ABOUT THIS TASK: For the data below, tally how many lines contain "dpos" and answer only with that tally.

Saved entries
________________
#define SETTLE_SCAN_MAX 48
AASM_DEV void sel_classify_edge(const WS &w, int64_t vb, int32_t dest, const int32_t *pathA, int32_t la, int32_t t, int32_t *mark, int32_t ord, int64_t *cls) {
    const int32_t tu = pathA[2 * t], hv = pathA[2 * t + 1];
    const int32_t nvv = (t + 1 < la) ? pathA[2 * t + 3] : -1;
    const int32_t a = w.v_i[vb + hv], b = w.v_j[vb + hv];
    const int32_t pu = w.fwd_pos[vb + tu], pv = w.fwd_pos[vb + hv];
    const int32_t pnv = nvv >= 0 ? w.fwd_pos[vb + nvv] : -1;
    if (hv != dest) {
        atomic_min_i32(&mark[a], ord);
        if (b != a) atomic_min_i32(&mark[b], ord);
    }
    int32_t fl = (a == b) ? 1 : 0;
    const int32_t dpos = pnv - pu;
    if (nvv >= 0 && (dpos == 2 || dpos == 3)) {
        const int64_t *tp = w.tp_ptr + vb + pu;
        const int64_t p0 = tp[0], p1 = tp[1], p2 = tp[2], p3 = (dpos == 3) ? tp[3] : p2;
        if (p3 - p0 <= SETTLE_SCAN_MAX) {
            const bool y_first = pv == pu + 2;
            const int32_t py = y_first ? pu + 1 : pu + 2;
            bool u_nv = false, u_y = false, y_nv = false, y_v = false, v_y = false;
            for (int64_t e = p0; e < p3; e++) {
                const int32_t tg = w.te_pk[e].x;
                const int32_t row = e < p1 ? 0 : e < p2 ? 1 : 2;
                if (row == 0) { u_nv |= tg == pnv; u_y |= tg == py; }
// ... 549 lines not shown
                    const int64_t up = (dd.qry + dd.ref) - (mind.qry + mind.ref), down = (int64_t)mind.anom - dd.anom;
                    int32_t kind = -1;
                    if (ans_idx == -1 || up * ans_down < down * ans_up) { ans_up = up; ans_down = down; ans_idx = i; ans_d = dd; kind = 2; }
                    else if (dist_sel_equal(dd, ans_d)) kind = 3;
                    if (kind >= 0) { if (k.lane == 0) put(n, i, kind); n++; }
                }
            }
        }
    }
    return n;
}
AASM_DEV void kb_sel_plan(const KCtx &k, const WS &w) {
    const int64_t c = k.bid;
    const int32_t n = sel_has_graph(w, c) ? sel_plan_wave(k, w, c, false) : 0;
    if (k.lane == 0) w.nconv[c] = n;
}
AASM_DEV void kb_sel_planfill(const KCtx &k, const WS &w) {
    const int64_t c = k.bid;
    if (!sel_has_graph(w, c)) return;
    const int32_t n = w.nconv[c];
    if (n > SEL_PLAN_KEEP) { sel_plan_wave(k, w, c, true); return; }
    const int32_t N = (int32_t)(w.rec_off[c + 1] - w.rec_off[c]), V = w.ctgV[c];
    const int32_t *keep = w.plan_kk + c * (int64_t)(2 * SEL_PLAN_KEEP);
    const int64_t j0 = w.conv_off[c];
    for (int32_t t = k.lane; t < n; t += AASM_WAVE) {
        const int64_t j = j0 + t;
        w.cv_ctg[j] = (int32_t)c; w.cv_k[j] = keep[2 * t]; w.cv_ord[j] = t; w.cv_kind[j] = keep[2 * t + 1]; w.cv_szr[j] = N + 2; w.cv_szv[j] = V;
    }
}

AASM_DEV void sel_ctx_init(SelCtx &s, const KCtx &k, const WS &w, int64_t c) {
    const int64_t gb = w.rec_off[c];
    s.w = &w; s.c = c; s.b = gb - w.R0; s.N = w.rec_off[c + 1] - gb; s.V = w.ctgV[c]; s.vb = w.voff[c]; s.cap = s.N + 2;
    s.src = (int32_t)(s.V - 2); s.dest = (int32_t)(s.V - 1);
    s.epoch = 0; s.last_head = -1; s.last_pos = -1; s.res_ppos = -1; s.err = false; s.res_lds = false; s.out_dst = nullptr; s.out_n = s.out_flushed = 0;
    s.pa_base = 0; s.pa_n = 0; s.wu = s.wv = s.wpv = s.wvf = 0; s.cls = nullptr;
    s.lane = k.lane; s.lds = k.lds; s.n_ispr_e = s.n_ispr_v = s.n_path_e = s.n_out_e = 0;
    s.cw_pa = -1; s.cw_n = 0;
}
AASM_DEV void sel_flush_counters(const SelCtx &s, const WS &w) {
    if (s.lane == 0) {
        atomic_add(&w.counters[CNT_ISPR_E], s.n_ispr_e); atomic_add(&w.counters[CNT_ISPR_V], s.n_ispr_v);
        atomic_add(&w.counters[CNT_PATH_E], s.n_path_e); atomic_add(&w.counters[CNT_OUT_E], s.n_out_e);
    }
}

AASM_DEV void sel_conv_setup(SelCtx &s, const KCtx &k, const WS &w, int64_t j) {
    sel_ctx_init(s, k, w, w.cv_ctg[j]);
    const int64_t ro = w.cv_roff[j], vo = w.cv_voff[j];
    s.pathA = w.cv_path + 6 * ro; s.pathB = s.pathA + 2 * s.cap; s.pathT = s.pathB + 2 * s.cap;
    s.pre2 = w.cv_pre2 + vo; s.stamp = w.cv_stamp + vo; s.dist2 = w.cv_dist2 + vo;
    s.cur = w.cv_out + ro; s.cls = (int64_t *)s.cur;
}
AASM_DEV void kb_sel_recover(const KCtx &k, const WS &w) {
    const int64_t j = k.bid;
    SelCtx s;
    sel_conv_setup(s, k, w, j);
    const int32_t la = sel_recover(s, w.cv_k[j]);
    if (k.lane == 0) w.cv_la[j] = (la <= 0 || s.err) ? -1 : la;
}
AASM_DEV void kb_sel_classify(const KCtx &k, const WS &w) {
    const int64_t j = k.bid;
    const int32_t la = w.cv_la[j];
    if (la <= 0) return;
    const int64_t c = w.cv_ctg[j], vb = w.voff[c], ro = w.cv_roff[j];
    const int32_t dest = w.ctgV[c] - 1;
    const int64_t cap = (w.rec_off[c + 1] - w.rec_off[c]) + 2;
    (void)cap;
    int32_t *mark = w.mark_time + (w.rec_off[c] - w.R0);
    for (int32_t t = k.tid; t < la; t += k.nthreads) sel_classify_edge(w, vb, dest, w.cv_path + 6 * ro, la, t, mark, w.cv_ord[j], (int64_t *)(w.cv_out + ro));
}
AASM_DEV void kb_sel_convert(const KCtx &k, const WS &w) {
    const int64_t j = k.bid;
    const int64_t c = w.cv_ctg[j];
    SelCtx s;
    sel_conv_setup(s, k, w, j);
#if defined(AASM_KPROF) && !defined(AASM_HOST_EMUL)
    for (int i_ = 0; i_ < 8; i_++) s.kp_acc[i_] = 0;
    __builtin_amdgcn_s_waitcnt(0); s.kp_t0 = (int64_t)__builtin_amdgcn_s_memtime(); __builtin_amdgcn_s_waitcnt(0);
#endif
    int64_t cov = 0;
    int32_t n = 0;
    const int32_t la = w.cv_la[j];
    if (la <= 0) s.err = true;
    else { K9STAT(0, 1); K9STAT(1, la); n = sel_upgrade_emit(s, la, cov); }
    if (k.lane == 0) { w.cv_n[j] = n; w.cv_cov[j] = cov; w.cv_err[j] = s.err ? 1 : 0; }
#if defined(AASM_KPROF) && !defined(AASM_HOST_EMUL)
    if (k.lane == 0 && w.cv_ord[j] == 0) for (int i_ = 0; i_ < 8; i_++) w.prof_sel[c * 8 + i_] = s.kp_acc[i_];
#endif
    (void)c;
    sel_flush_counters(s, w);
}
________________
SOLUTION FOR THIS PROBLEM: 3